Records from a data source:

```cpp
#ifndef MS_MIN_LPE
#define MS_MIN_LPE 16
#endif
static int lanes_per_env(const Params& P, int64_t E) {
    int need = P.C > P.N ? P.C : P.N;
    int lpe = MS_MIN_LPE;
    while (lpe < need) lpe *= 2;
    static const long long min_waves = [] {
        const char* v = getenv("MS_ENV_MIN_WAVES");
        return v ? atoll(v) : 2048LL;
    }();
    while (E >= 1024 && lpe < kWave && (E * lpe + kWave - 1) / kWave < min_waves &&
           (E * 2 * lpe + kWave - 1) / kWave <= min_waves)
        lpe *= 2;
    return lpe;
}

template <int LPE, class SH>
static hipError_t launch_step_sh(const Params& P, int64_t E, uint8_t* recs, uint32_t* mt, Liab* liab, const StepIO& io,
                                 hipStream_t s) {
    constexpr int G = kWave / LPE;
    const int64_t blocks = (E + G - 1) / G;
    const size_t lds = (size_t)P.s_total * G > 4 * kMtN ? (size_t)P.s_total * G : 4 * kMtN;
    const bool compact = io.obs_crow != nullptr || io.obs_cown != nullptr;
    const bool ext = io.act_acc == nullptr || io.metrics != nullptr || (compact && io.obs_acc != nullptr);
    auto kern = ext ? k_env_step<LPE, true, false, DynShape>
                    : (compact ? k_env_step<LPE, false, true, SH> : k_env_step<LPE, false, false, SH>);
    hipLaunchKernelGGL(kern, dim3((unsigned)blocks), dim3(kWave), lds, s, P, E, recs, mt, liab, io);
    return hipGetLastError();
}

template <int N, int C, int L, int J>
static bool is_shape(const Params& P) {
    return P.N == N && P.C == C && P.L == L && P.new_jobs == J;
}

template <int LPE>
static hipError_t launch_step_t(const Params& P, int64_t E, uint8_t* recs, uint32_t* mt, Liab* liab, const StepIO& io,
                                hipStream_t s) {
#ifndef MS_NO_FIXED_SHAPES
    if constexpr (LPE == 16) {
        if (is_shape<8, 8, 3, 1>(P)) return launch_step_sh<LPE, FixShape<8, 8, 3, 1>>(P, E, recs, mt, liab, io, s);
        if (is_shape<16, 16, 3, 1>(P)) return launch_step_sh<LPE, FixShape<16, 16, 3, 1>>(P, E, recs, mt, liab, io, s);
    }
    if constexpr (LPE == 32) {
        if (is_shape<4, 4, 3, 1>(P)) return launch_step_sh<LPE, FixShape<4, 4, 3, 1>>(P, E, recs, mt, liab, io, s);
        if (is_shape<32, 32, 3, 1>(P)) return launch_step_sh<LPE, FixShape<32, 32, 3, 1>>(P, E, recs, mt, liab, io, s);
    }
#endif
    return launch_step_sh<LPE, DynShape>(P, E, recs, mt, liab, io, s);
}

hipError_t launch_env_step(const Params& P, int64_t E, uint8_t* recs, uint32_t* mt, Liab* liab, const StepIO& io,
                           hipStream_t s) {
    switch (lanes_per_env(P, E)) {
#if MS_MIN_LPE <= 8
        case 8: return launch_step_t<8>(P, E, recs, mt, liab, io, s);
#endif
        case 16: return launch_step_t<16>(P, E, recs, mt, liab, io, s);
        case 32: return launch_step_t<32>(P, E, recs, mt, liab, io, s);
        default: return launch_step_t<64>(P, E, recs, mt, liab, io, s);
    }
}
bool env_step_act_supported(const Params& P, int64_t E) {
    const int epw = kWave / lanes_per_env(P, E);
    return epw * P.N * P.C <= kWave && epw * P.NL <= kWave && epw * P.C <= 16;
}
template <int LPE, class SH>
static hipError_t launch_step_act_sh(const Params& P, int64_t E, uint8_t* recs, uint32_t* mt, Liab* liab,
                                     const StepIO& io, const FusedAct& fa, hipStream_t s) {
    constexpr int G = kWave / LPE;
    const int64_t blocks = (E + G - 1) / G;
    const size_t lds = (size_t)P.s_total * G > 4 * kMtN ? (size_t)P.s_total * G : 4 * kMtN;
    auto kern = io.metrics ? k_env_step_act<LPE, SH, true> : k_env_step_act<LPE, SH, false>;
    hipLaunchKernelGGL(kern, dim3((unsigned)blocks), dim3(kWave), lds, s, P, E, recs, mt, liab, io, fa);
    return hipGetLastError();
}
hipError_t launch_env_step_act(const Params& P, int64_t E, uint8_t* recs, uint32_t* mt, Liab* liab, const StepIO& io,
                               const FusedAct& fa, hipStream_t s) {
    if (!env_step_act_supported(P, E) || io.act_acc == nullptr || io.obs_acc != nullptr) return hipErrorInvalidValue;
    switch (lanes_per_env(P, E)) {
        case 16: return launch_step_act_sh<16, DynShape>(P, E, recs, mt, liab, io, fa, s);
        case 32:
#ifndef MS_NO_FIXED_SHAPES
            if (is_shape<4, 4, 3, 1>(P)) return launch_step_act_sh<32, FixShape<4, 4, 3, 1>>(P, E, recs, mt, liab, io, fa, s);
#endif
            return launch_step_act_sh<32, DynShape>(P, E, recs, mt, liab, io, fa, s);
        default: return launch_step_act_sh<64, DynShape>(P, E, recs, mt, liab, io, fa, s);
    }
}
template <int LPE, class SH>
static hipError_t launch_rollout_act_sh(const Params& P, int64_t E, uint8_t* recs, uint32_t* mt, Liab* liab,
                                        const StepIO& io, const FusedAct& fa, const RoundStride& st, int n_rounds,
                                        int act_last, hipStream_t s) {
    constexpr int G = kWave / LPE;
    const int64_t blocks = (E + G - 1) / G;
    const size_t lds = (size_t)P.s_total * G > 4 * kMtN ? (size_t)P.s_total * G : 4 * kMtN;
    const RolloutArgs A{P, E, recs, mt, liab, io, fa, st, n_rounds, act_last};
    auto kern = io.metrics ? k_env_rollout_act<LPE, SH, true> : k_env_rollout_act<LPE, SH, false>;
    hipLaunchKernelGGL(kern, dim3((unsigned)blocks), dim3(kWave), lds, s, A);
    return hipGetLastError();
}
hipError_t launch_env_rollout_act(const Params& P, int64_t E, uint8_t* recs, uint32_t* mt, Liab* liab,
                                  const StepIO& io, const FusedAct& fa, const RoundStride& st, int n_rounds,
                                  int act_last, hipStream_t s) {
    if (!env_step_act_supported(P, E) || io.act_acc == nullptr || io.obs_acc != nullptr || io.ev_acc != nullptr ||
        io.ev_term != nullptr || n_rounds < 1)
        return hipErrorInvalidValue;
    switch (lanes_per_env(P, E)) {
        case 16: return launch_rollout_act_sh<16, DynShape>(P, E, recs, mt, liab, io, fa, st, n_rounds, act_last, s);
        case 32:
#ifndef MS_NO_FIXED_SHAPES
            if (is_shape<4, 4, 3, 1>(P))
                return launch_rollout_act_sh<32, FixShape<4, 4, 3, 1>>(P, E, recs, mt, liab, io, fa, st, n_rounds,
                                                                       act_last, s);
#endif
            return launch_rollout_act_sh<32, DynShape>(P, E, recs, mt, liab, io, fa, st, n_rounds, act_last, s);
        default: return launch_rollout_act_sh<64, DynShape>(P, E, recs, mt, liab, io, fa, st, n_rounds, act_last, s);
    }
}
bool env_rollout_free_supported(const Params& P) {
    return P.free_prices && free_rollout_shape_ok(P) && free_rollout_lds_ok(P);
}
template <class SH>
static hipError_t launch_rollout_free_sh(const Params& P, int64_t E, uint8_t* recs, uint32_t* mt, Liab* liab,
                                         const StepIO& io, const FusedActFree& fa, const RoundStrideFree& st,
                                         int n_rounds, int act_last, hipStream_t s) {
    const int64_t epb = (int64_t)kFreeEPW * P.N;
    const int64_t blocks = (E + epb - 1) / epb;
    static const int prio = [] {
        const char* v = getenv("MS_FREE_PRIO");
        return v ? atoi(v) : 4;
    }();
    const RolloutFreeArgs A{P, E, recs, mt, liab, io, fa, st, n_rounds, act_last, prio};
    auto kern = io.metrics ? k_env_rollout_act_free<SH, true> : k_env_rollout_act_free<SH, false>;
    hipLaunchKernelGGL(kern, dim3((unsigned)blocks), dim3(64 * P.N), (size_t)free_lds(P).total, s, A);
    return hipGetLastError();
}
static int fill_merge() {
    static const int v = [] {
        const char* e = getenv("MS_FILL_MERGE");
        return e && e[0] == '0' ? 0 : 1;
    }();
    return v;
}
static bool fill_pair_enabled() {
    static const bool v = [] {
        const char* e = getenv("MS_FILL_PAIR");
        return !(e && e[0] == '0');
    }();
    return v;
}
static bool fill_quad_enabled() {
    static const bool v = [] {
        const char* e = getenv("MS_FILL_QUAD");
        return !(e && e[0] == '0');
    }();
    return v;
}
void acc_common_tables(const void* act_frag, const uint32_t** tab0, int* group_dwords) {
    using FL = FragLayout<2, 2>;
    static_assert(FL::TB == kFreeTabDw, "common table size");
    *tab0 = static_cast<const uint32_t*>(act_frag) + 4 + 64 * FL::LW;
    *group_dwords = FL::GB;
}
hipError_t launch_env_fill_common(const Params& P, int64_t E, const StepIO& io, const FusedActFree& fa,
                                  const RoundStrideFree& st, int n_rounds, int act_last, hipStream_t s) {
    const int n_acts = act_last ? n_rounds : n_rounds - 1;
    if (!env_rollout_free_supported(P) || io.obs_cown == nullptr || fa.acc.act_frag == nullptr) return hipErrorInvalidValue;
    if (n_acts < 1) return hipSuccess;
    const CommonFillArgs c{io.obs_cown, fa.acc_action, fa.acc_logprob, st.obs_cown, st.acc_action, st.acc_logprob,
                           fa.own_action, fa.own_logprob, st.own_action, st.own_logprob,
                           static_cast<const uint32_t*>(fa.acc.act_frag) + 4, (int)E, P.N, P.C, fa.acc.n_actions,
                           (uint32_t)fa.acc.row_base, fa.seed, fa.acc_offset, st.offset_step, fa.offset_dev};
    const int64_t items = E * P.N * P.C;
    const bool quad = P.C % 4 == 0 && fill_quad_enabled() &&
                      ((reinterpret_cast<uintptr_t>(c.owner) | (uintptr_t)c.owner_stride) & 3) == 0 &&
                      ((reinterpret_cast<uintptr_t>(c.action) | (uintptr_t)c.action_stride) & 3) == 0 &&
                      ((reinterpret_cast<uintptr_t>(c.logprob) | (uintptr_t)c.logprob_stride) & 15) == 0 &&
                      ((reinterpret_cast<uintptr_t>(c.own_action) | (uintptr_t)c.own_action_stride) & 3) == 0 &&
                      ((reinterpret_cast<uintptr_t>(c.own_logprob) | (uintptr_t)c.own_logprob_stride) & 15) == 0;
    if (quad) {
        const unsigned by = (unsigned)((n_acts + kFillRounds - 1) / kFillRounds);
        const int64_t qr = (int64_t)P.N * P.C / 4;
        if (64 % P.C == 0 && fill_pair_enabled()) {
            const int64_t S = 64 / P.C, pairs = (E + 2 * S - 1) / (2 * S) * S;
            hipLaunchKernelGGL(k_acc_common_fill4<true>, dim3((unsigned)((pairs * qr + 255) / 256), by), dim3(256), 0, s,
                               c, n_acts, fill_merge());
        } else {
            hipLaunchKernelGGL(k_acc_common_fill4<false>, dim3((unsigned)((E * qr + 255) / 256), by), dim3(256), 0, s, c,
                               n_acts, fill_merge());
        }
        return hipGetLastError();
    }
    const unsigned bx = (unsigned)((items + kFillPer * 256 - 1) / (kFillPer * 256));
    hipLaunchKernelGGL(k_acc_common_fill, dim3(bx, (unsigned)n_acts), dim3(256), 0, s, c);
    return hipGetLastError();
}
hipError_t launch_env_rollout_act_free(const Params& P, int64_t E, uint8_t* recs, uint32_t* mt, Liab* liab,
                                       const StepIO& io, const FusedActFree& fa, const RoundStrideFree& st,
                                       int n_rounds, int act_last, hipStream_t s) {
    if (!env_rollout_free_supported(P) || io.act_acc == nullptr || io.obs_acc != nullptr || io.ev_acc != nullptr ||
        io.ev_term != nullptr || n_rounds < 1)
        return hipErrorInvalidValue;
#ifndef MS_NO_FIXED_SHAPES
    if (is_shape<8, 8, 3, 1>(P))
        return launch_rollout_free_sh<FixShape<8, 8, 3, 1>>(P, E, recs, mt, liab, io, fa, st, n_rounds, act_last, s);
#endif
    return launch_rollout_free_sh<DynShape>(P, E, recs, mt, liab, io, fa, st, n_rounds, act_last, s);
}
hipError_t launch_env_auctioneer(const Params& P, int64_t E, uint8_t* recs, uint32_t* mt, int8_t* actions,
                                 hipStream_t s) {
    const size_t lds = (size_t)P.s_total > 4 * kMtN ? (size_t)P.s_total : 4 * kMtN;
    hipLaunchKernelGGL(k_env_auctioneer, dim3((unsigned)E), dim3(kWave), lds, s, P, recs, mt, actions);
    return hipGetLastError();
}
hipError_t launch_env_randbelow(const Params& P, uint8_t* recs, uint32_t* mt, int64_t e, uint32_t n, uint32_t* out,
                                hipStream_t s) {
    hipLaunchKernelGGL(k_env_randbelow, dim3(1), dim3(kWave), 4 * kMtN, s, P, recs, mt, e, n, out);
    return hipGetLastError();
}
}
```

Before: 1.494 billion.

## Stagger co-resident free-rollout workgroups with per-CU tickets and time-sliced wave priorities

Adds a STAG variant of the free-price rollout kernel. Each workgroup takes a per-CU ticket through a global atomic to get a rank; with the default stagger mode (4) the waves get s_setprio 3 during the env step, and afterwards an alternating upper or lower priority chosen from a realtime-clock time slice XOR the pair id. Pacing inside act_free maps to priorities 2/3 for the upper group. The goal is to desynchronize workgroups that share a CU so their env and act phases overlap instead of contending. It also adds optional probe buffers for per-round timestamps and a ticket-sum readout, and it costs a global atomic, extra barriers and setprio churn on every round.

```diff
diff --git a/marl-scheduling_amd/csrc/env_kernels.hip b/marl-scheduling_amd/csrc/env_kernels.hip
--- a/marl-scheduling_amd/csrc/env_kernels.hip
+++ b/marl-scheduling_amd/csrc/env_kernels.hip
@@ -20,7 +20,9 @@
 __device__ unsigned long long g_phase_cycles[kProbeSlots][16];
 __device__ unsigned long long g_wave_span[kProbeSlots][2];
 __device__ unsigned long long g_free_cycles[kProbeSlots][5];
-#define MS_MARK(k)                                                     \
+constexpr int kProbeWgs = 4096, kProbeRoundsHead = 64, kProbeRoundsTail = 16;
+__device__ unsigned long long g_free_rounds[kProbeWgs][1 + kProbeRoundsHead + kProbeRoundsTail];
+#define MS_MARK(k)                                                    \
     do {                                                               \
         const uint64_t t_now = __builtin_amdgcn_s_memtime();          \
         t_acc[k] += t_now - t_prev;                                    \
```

WHAT TO PRODUCE: Take every line from the data above that holds "items" and copy it out.

SOLUTION:
    const int64_t items = E * P.N * P.C;
    const unsigned bx = (unsigned)((items + kFillPer * 256 - 1) / (kFillPer * 256));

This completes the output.